The intensity of the showers has significantly eased across more than 80% of New Zealand and while sleet and rain/snow showers are continuing to affect some coastal parts of Canterbury the centre of the storm is moving away.

Head weather analyst Philip Duncan says the centre of the low is now 2500kms south east of Christchurch and moving eastwards away from New Zealand. He says a secondary low will form just east of the Chatham Islands tomorrow causing conditions to linger a little longer. "The main event has well and truly passed now but we're still being affected by the tail end, so more heavy snow down to a few hundred metres from Canterbury to Hawkes Bay and wintry, sleety, conditions to sea level".

He says the secondary low won't add too much more to the weather here but will just keep "today's weather in place until Thursday".

In Wellington the snow level has lifted but a gale force southerly continues to blast through. It's currently 7 degrees with a feels like temperature of zero in the wind.

In Auckland a thin veil of high cloud and a fairly light southerly are the only signs that a winter storm was nearby.
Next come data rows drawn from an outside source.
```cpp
#pragma unroll
                for (int s = 0; s < C::S16 - 1; s++) {
                    f32x4 x[2], b[2];
                    read_step(s + 1, brow, x, b);
                    if (s == C::S16 - 2) {
                        const uint32_t a4 = dstl_addr + (uint32_t)(h * 8);
                        asm volatile("ds_read_b64 %0, %4\n\tds_read_b64 %1, %4 offset:16\n\tds_read_b64 %2, %4 offset:32\n\t"
                                     "ds_read_b64 %3, %4 offset:48"
                                     : "=&v"(four[0]), "=&v"(four[1]), "=&v"(four[2]), "=&v"(four[3]) : "v"(a4) : "memory");
                    }
                    SB();
                    if (s == 0) {
#pragma unroll
                        for (int nt = 0; nt < C::NTW - 1; nt++) mfma_w(acc[nt], a_hi, w_hi[nt][0], w_in_agpr(false, 0), true);
                        if (pend) {
#pragma unroll
                            for (int e = 0; e < 16; e++)
                                asm volatile(DS_MAX_STR ::"v"(row_addr(fourp, e)), "a"(acc[C::NTW - 1][e]), "n"((C::NTW - 1) * 128) : "memory");
                        }
                        mfma_w(acc[C::NTW - 1], a_hi, w_hi[C::NTW - 1][0], w_in_agpr(false, 0), true);
                    } else {
#pragma unroll
                        for (int nt = 0; nt < C::NTW; nt++) mfma_w(acc[nt], a_hi, w_hi[nt][s], w_in_agpr(false, s), false);
                    }
                    SB();
                    uint32_t nh[4], nl[4];
                    float v[2];
                    uint32_t rowbyte_n = 0;
#pragma unroll
                    for (int c = 0; c < 8; c++) {
                        if ((c & 1) == 0) prep_a(c >> 1, x, b, v);
                        else prep_b(v, nh[c >> 1], nl[c >> 1]);
                        if (s == 0) {
                            if (c == 2) rowbyte_n = row_byte(gi_n, sb_n, m_nxt);
                            if (c == 4) roff_n = rowbyte_n + hoff;
                            if (c == 6) brow_n = (uint32_t)C::BT_OFF + ((m_nxt >> 8) & (uint32_t)(NC - 1)) * (uint32_t)C::BT_STRIDE + (uint32_t)(h * 32);
                        }
                        {
                            const int ld = rows_load_slot(s, c);
                            if (ld >= 0) load_half(ld < 2 * C::S16 ? roff_cur : roff_n, (ld >> 1) % C::S16, ld & 1, xw[(ld >> 1) % C::S16]);
                        }
                        if (c < 4) mfma_w(acc[c], a_hi, w_lo[c][s], w_in_agpr(true, s), false);
                        else mfma_w(acc[c - 4], a_lo, w_hi[c - 4][s], w_in_agpr(false, s), false);
                        SB();
                    }
                    a_hi = __builtin_bit_cast(half8, u32x4{nh[0], nh[1], nh[2], nh[3]});
                    a_lo = __builtin_bit_cast(half8, u32x4{nl[0], nl[1], nl[2], nl[3]});
                }
                {
                    constexpr int s = C::S16 - 1;
                    f32x4 x[2], b[2];
                    if (chain) read_step(0, brow_n, x, b);
                    asm volatile("s_waitcnt lgkmcnt(0)\n\ts_nop 1" : "+v"(four[0]), "+v"(four[1]), "+v"(four[2]), "+v"(four[3])::"memory");
                    SB();
                    uint32_t ad[16];
                    uint32_t nh[4], nl[4];
                    float v[2];
#pragma unroll
                    for (int i = 0; i < 3 * C::NTW; i++) {
                        const int nt = i / 3, k = i % 3;
                        if (k == 0) mfma_w(acc[nt], a_hi, w_hi[nt][s], w_in_agpr(false, s), false);
                        else if (k == 1) mfma_w(acc[nt], a_hi, w_lo[nt][s], w_in_agpr(true, s), false);
                        else mfma_w(acc[nt], a_lo, w_hi[nt][s], w_in_agpr(false, s), false);
                        if (i < 4) {
#pragma unroll
                            for (int e = 4 * i; e < 4 * i + 4; e++) ad[e] = row_addr(four, e);
                        }
                        if (chain && i < 8) {
                            if ((i & 1) == 0) prep_a(i >> 1, x, b, v);
                            else prep_b(v, nh[i >> 1], nl[i >> 1]);
                        }
                        if (i >= 4 && ((i - 4) % 3) < 2 && (i - 4) / 3 < C::NTW - 1) {
                            const int nb = (i - 4) / 3, e0 = ((i - 4) % 3) * 8;
#pragma unroll
                            for (int e = e0; e < e0 + 8; e++)
                                asm volatile(DS_MAX_STR ::"v"(ad[e]), "a"(acc[nb][e]), "n"(nb * 128) : "memory");
                        }
                        SB();
                    }
                    if (chain) {
                        a_hi = __builtin_bit_cast(half8, u32x4{nh[0], nh[1], nh[2], nh[3]});
                        a_lo = __builtin_bit_cast(half8, u32x4{nl[0], nl[1], nl[2], nl[3]});
#pragma unroll
                        for (int q = 0; q < 4; q++) fourp[q] = four[q];
                        pend = true;
                    } else {
                        asm volatile("s_nop 15\n\ts_nop 15" ::: "memory");
#pragma unroll
                        for (int e = 0; e < 16; e++)
                            asm volatile(DS_MAX_STR ::"v"(ad[e]), "a"(acc[C::NTW - 1][e]), "n"((C::NTW - 1) * 128) : "memory");
                        pend = false;
                    }
                }
                have = chain;
                r0 = r0_n;
                cur_fetched = nxt_ok;
                m_cur = m_nxt;
                roff_cur = roff_n;
            }
            if (!did_tile) cur_fetched = false;
            if (!did_tile) wait_all_vm();
            if constexpr (!(T2P_RABL & 16)) lds_barrier();
            if constexpr (!(T2P_RABL & 4)) flush(ga + gi, t0);
            if (gi + 1 < cnt) {
                if constexpr (!(T2P_RABL & 4)) build_b(ga + gi + 1);
                if (gi + 3 < cnt) dma_rows(ga + gi + 3);
                if (gi + 2 < cnt) dma_cpos(ga + gi + 2);
            }
            if constexpr (!(T2P_RABL & 16)) lds_barrier();
        }
    }
    wait_all_vm();
    uint32_t gbits = 0;
    guard_track_bits(gbits, gtop);
    if (p.amax_out != nullptr && lane == 0 && gbits != 0u)
        atomicMax(p.amax_out, __float_as_uint(__uint_as_float(gbits) * p.out_scale));
}

}

bool sa_rows_selected(int H, int Cout, const SaParams& p) {
    return H == 128 && Cout == 128 && p.W_x3 != nullptr && p.wp != nullptr;
}

int sa_rows_launch_shape(int64_t n_obj, int* tile_rows, int* n_wg) {
    int n = matrix_wgs();
    if (n > 1024) n = 1024;
    if (n > n_obj) n = (int)n_obj;
    *tile_rows = 4 * 32;
    *n_wg = n;
    return 0;
}

int launch_sa_rows(int H, int Cout, const SaParams& p, hipStream_t st) {
    if (!(H == 128 && Cout == 128 && p.n_cent == 64 && p.n_dense == 128 && p.wp && p.W_x3)) {
        set_error("sa_rows: built for SA level 2 (H = C = 128, 64 centroids of 128 points, f16x3, LDS centroid table)");
        return T2P_E_UNSUPPORTED;
    }
    using C = RowsCfg<128, 128, 64, 4>;
    auto kern = k_sa_rows<128, 128, 64, 4>;
    T2P_TRY(reserve_lds((const void*)kern, C::lds_bytes(), "sa_rows"));
    if (p.n_obj <= 0) return 0;
    T2P_CHECK_ARG(p.n_obj < (1 << 30) && p.n_obj * p.n_dense * (int64_t)H * 4 < 0xffffffffLL,
                  "sa_rows: chunk too large for 32-bit table offsets");
    T2P_CHECK_ARG((((uintptr_t)p.A | (uintptr_t)p.rows | (uintptr_t)p.out | (uintptr_t)p.W_x3) & 15) == 0 && p.ldo % 4 == 0,
                  "sa_rows: tables must be 16-byte aligned");
    int tr, n_wg;
    sa_rows_launch_shape(p.n_obj, &tr, &n_wg);
    if (!p.balanced) T2P_TRY(launch_sa_balance(p, tr, n_wg, st));
    ProfScope ps_("ws_edge_sa_k128_n128", st);
    T2P_REPEAT(ps_) hipLaunchKernelGGL(kern, dim3(n_wg), dim3(C::NT), C::lds_bytes(), st, p);
    T2P_CHECK_LAUNCH("sa_rows");
    return 0;
}

}
```

Before: 161,000.

## Double-buffer accumulator and centroid tables to drop the per-group trailing barrier

Double-buffers the LDS accumulator and centroid-bias tables by group parity and triple-buffers the centroid positions. This removes the second barrier after each group's flush and lets waves drain and rebuild rows without a block-wide sync. The drain and the build of the table two groups ahead are split per wave, shifted toward waves that finish their tiles early. The tail-row fold is merged into the drain and the work is unrolled in fours. The cost is more LDS use and extra prologue work, plus fragile load-balancing arithmetic that carries a risk of races.

```diff
diff --git a/text2pos-cvpr2022_amd/csrc/sa_rows.hip b/text2pos-cvpr2022_amd/csrc/sa_rows.hip
--- a/text2pos-cvpr2022_amd/csrc/sa_rows.hip
+++ b/text2pos-cvpr2022_amd/csrc/sa_rows.hip
@@ -49,15 +49,20 @@
     static constexpr int ROWS_BUF = ROWS_CHUNKS * 1024;
     static constexpr int BT_STRIDE = K * 4 + 16;
     static constexpr int CPOS_BUF = 3 * NC * 4;
+    static constexpr int XROW = kSaTailCode;
+    static constexpr int ACC_BUF = (NC + 1) * N * 4;
+    static constexpr int BT_BUF = NC * BT_STRIDE;
+    static constexpr int UNITS = NC / 2;
     static constexpr int ACC_OFF = 0;
-    static constexpr int XROW = kSaTailCode;
-    static constexpr int BT_OFF = ACC_OFF + (NC + 1) * N * 4;
-    static constexpr int ROWS_OFF = BT_OFF + NC * BT_STRIDE;
+    static constexpr int BT_OFF = ACC_OFF + 2 * ACC_BUF;
+    static constexpr int ROWS_OFF = BT_OFF + 2 * BT_BUF;
     static constexpr int CPOS_OFF = ROWS_OFF + 3 * ROWS_BUF;
-    static constexpr int NR_OFF = CPOS_OFF + 2 * CPOS_BUF;
+    static constexpr int NR_OFF = CPOS_OFF + 3 * CPOS_BUF;
     static constexpr int SB_OFF = NR_OFF + kSubR * 2;
     static constexpr int DSTL_OFF = SB_OFF + kSubR * 4;
     static constexpr size_t lds_bytes() { return (size_t)(DSTL_OFF + NW * 64 + 1023) / 1024 * 1024; }
+    static_assert(DSTL_OFF + NW * 64 <= 160 * 1024, "LDS budget of a gfx950 CU");
+    static_assert(N / 4 == 32 && (NW == 2 || NW == 4), "a half wave drains one row; the drain shares are worked out for two or four waves");
     static_assert(K % 32 == 0 && N % 32 == 0 && NC % 64 == 0 && (NC * N / 4) % NT == 0, "shape");
     static_assert(K == 128, "rows_load_slot schedules the loads of eight MFMA steps per tile");
     static_assert(XROW == NC && (NC & (NC - 1)) == 0 && XROW * N * 4 <= 0xFFFF && XROW < 128, "shared tail slot");
@@ -105,14 +110,12 @@
         bias4 = *(const f32x4*)(p.bias + c4 * 4);
     }
     constexpr int QPR = K / 4;
-    constexpr int CGS = C::NT / QPR;
-    constexpr int CPT = NC / CGS;
-    static_assert(C::NT % QPR == 0 && NC % CGS == 0, "centroid table build");
-    const int cq = tid % QPR, cg = tid / QPR;
+    static_assert(QPR == 32, "centroid table build: a half wave writes one table row");
+    const int cq = tid % QPR;
     const f32x4 wq0 = *(const f32x4*)(p.wp + cq * 4), wq1 = *(const f32x4*)(p.wp + K + cq * 4),
                 wq2 = *(const f32x4*)(p.wp + 2 * K + cq * 4);
 
-    for (int i = tid; i < (NC + 1) * N; i += C::NT) acc_lds[i] = (int)0xFF800000;
+    for (int i = tid; i < 2 * (NC + 1) * N; i += C::NT) acc_lds[i] = (int)0xFF800000;
     int gtop = 0;
 
     const int g_begin = p.bounds_ws[blockIdx.x], g_end = p.bounds_ws[blockIdx.x + 1];
@@ -133,7 +136,7 @@
     };
     auto dma_cpos = [&](int g) {
         if (wave != (NW > 1 ? 1 : 0)) return;
-        const uint32_t dst = (uint32_t)(C::CPOS_OFF + (g & 1) * C::CPOS_BUF);
+        const uint32_t dst = (uint32_t)(C::CPOS_OFF + (g % 3) * C::CPOS_BUF);
 #pragma unroll
         for (int e = 0; e < 3; e++)
 #pragma unroll
@@ -156,6 +159,7 @@
         dma_rows(ga);
         if (cnt > 1) dma_rows(ga + 1);
         dma_cpos(ga);
+        if (cnt > 1) dma_cpos(ga + 1);
         wait_all_vm();
         __syncthreads();
 
@@ -182,67 +186,88 @@
             load_half(roff, s_, 1, x);
         };
 
-        auto flush = [&](int g, int t0) {
-            float* o = p.out + (int64_t)g * NC * (int64_t)p.ldo;
+        constexpr int SHARE_UNROLL = 4;
+        auto drain_rows = [&](int g, int t0, int u0, int u1, bool tail) {
+            typedef int i32x4 __attribute__((ext_vector_type(4)));
+            const i32x4 ninf = i32x4{(int)0xFF800000, (int)0xFF800000, (int)0xFF800000, (int)0xFF800000};
+            int* const acc = (int*)(lds + C::ACC_OFF + (g & 1) * C::ACC_BUF);
+            float* const o = p.out + (int64_t)g * NC * (int64_t)p.ldo + rr * 4;
             int top = gtop;
-            static_assert(C::NT % (N / 4) == 0, "a thread keeps its column quad over the drain");
-            if (t0 < NC) {
-                f32x4* const ax = (f32x4*)(acc_lds + C::XROW * N + (tid % (N / 4)) * 4);
-                const f32x4 xq = *ax;
+            f32x4* const ax = (f32x4*)(acc + C::XROW * N + rr * 4);
+            f32x4 xq = f32x4{0.f, 0.f, 0.f, 0.f};
+            if (tail) xq = *ax;
 #pragma unroll 1
-                for (int c = tid / (N / 4); c < NC; c += C::NT / (N / 4)) {
-                    if (c < t0) continue;
-                    f32x4* a = (f32x4*)(acc_lds + c * N + (tid % (N / 4)) * 4);
-                    f32x4 r = *a;
-#pragma unroll
-                    for (int e = 0; e < 4; e++) r[e] = fmaxf(r[e], xq[e]);
-                    *a = r;
-                }
-                lds_barrier();
-                typedef int i32x4 __attribute__((ext_vector_type(4)));
-                if (tid < N / 4) *(i32x4*)ax = i32x4{(int)0xFF800000, (int)0xFF800000, (int)0xFF800000, (int)0xFF800000};
-            }
-#pragma unroll
-            for (int k = 0; k < NC * N / 4 / C::NT; k++) {
-                const int i = tid + k * C::NT;
-                const int c = i / (N / 4), c4 = i % (N / 4);
-                typedef int i32x4 __attribute__((ext_vector_type(4)));
-                f32x4* a = (f32x4*)(acc_lds + c * N + c4 * 4);
-                const f32x4 raw = *a;
-                f32x4 v;
-#pragma unroll
-                for (int e = 0; e < 4; e++) {
-                    const float r = fmaxf(raw[e] + bias4[e], 0.f);
-                    const int bits = __float_as_int(r);
-                    top = bits > top ? bits : top;
-                    v[e] = r * p.out_scale;
-                }
-                *(f32x4*)(o + c * (int64_t)p.ldo + c4 * 4) = v;
-                *(i32x4*)a = i32x4{(int)0xFF800000, (int)0xFF800000, (int)0xFF800000, (int)0xFF800000};
-            }
+            for (int u = u0; u < u1; u += SHARE_UNROLL) {
+                f32x4* a[SHARE_UNROLL];
+                f32x4 raw[SHARE_UNROLL];
+                int c[SHARE_UNROLL];
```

Similar weather is expected tomorrow across New Zealand with significant improvements spreading into more regions by Friday.

By the weekend the large high partially responsible for the winter blast will move in and settle across New Zealand for the first half of next week.

WeatherWatch.co.nz says by the end of next week temperatures will be back to average or even above average if a warm northerly air stream from the sub-tropics eventuates. This is currently being predicted by some long range models - we'll keep you posted!

Original post:
A very strong outbreak of Antarctic air, which began moving into New Zealand on Sunday, has produced unusually widespread snowfall which the official New Zealand MetService has called a once-in-50-year event. The influx of a deep layer of cold air flowing almost directly from the Antarctic continent over much warmer sea water allowed the development of heavy "ocean effect" snow showers.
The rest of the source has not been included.